Lee and his friends were already huge Led Zeppelin fans, captivated by the energy of their debut album, and they queued for hours to get into the show. When they finally made it inside, they sat in the second row, just metres away from a band on the brink of global superstardom. Just two months later, in October 1969, Led Zeppelin released Led Zeppelin II, an album that cemented their status as the biggest band on the planet—both critically and commercially—dethroning The Beatles from their lofty perch.

Lee has spoken extensively about the show since that moment, as it was a pivotal moment. Led Zeppelin espoused an otherworldly essence when they walked out on stage and, unsurprisingly, matched this image with a resounding performance where they brought the house down. According to the frontman, they quite literally did this, with plaster falling from the ceiling due to their elemental reverberations and sonic force.
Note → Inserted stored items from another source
diff --git a/t1k_amd/capi.py b/t1k_amd/capi.py
--- a/t1k_amd/capi.py
+++ b/t1k_amd/capi.py
@@ -82,6 +82,12 @@
 REF_ARRAYS = (("bases", "<u8"), ("nmask", "<u8"), ("exon", "<u8"), ("posted", "<u8"), ("basesT", "<u8"), ("blockT", "<u4"), ("alleleOff", "<u8"), ("alleleLen", "<u4"),
               ("alleleHasN", "u1"), ("sepStart", "<u4"), ("sepPos", "<i4"), ("kStart", "<u4"), ("kHas", "<u4"), ("kMulti", "<u4"), ("kHasPre", "<u4"), ("kDirIdx", "<u4"),
               ("kDir", "<u4"), ("kDirMask", "<u8"), ("kPost", POSTING_DTYPE), ("kPostAllele", "<u4"))
+ALLELE_REC_CNT_MORE, ALLELE_REC_SEP_MORE = 31, 4095
+
+
+def allele_rec_fields(w):
+    w = int(w)
+    return (w & 0x3FFFFFF) << 5, (w >> 26) & 0xFFFFF, (w >> 46) & 1, (w >> 47) & 31, w >> 52
 
 
 class RefGeometry(C.Structure):
@@ -182,6 +188,7 @@
     L.t1k_seed_report_get.argtypes = [vp, vp, vp, vp, vp, C.c_uint64, u64p]
     L.t1k_ref_view_geometry.argtypes = [vp, vp]
     L.t1k_ref_view_copy.argtypes = [vp, C.c_int, C.c_uint64, C.c_uint64, vp]
+    L.t1k_ref_view_allele_rec.argtypes = [vp, C.c_uint64, C.c_uint64, vp]
     L.t1k_genotyper_main.argtypes = [C.c_int, C.POINTER(C.c_char_p)]
     L.t1k_job_params_default.argtypes = [C.POINTER(JobParams)]
     L.t1k_job_create.argtypes = [C.POINTER(JobParams), C.c_char_p, C.POINTER(vp)]
@@ -488,6 +495,13 @@
         self._check(lib().t1k_ref_view_copy(self.h, i, first, count, _ptr(out)), "t1k_ref_view_copy")
         return out
 
+    def ref_allele_recs(self, first=0, count=None):
+        if count is None:
+            count = self.ref_geometry()["n_alleles"] - first
+        out = np.zeros(max(count, 0), np.uint64)
+        self._check(lib().t1k_ref_view_allele_rec(self.h, first, count, _ptr(out)), "t1k_ref_view_allele_rec")
+        return out
+
     def align_batch(self, texts, pats, want_ops=True):
         n = len(texts)
         tb, toff = _concat(texts)
diff --git a/t1k_amd/csrc/t1k_assign.hip b/t1k_amd/csrc/t1k_assign.hip
--- a/t1k_amd/csrc/t1k_assign.hip
+++ b/t1k_amd/csrc/t1k_assign.hip
@@ -34,16 +34,26 @@
 }
 
 
-__device__ __forceinline__ bool sepInRange(const T1kRefDev &ref, uint32_t allele, int s, int e) {
-  int len = (int)ref.alleleLen[allele];
-  if (s <= -1 && e >= -1) return true;
-  if (s <= len && e >= len) return true;
-  uint32_t b = ref.sepStart[allele], en = ref.sepStart[allele + 1];
+struct SepScan {
+  bool inSeed, inReach;
+  int left, right;
+};
+__device__ __forceinline__ SepScan sepScan(const T1kRefDev &ref, const T1kAlleleRec &ar, uint32_t allele, int ss, int se, int s2, int e2, int lo, int ro) {
+  const int len = recLen(ar);
+  SepScan r;
+  r.inSeed = (ss <= -1 && se >= -1) || (ss <= len && se >= len);
+  r.inReach = (s2 <= -1 && e2 >= -1) || (s2 <= len && e2 >= len);
+  r.left = -1; r.right = 0x7FFFFFFF;
+  uint32_t b, en;
+  recSepRange(ref, ar, allele, &b, &en);
   for (uint32_t i = b; i < en; ++i) {
-    int p = ref.sepPos[i];
-    if (p >= s && p <= e) return true;
-  }
-  return false;
+    const int p = ref.sepPos[i];
+    if (p >= ss && p <= se) r.inSeed = true;
+    if (p >= s2 && p <= e2) r.inReach = true;
+    if (p < ss && p >= ss - lo && p > r.left) r.left = p;
+    if (p > se && p <= se + ro && p < r.right) r.right = p;
+  }
+  return r;
 }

When speaking to Classic Rock in 2021, Lee revealed how he and his friends were instantly obsessed with Led Zeppelin as soon as they played their debut and how, no matter how hard they tried, they simply could not replicate them. “We wanted to be them,” Lee conceded of Rush’s early attempts to imitate their heroes. 

He recalled: “I remember when the first album dropped and we waited at our local Sam The Record Man store in Willowdale, grabbed the record, ran to my house, put it on and sat on my bed freaking out over Communication Breakdown. They were a huge, huge influence on us. We wanted to be them instantly. But their stuff was hard to play. We tried a number of Zeppelin songs when we played in the bars, but we felt we couldn’t pull them off. We did have Livin’ Lovin’ Maid in our set for a while though.”

Although they could never replicate Led Zeppelin, over the coming years, as Rush began to hone their sound and each member developed their technique, it became clear to them how critical the ‘Communication Breakdown’ group was for them. Led Zeppelin’s prog-rock experiments of the early 1970s laid the foundations for their own spacey voyaging.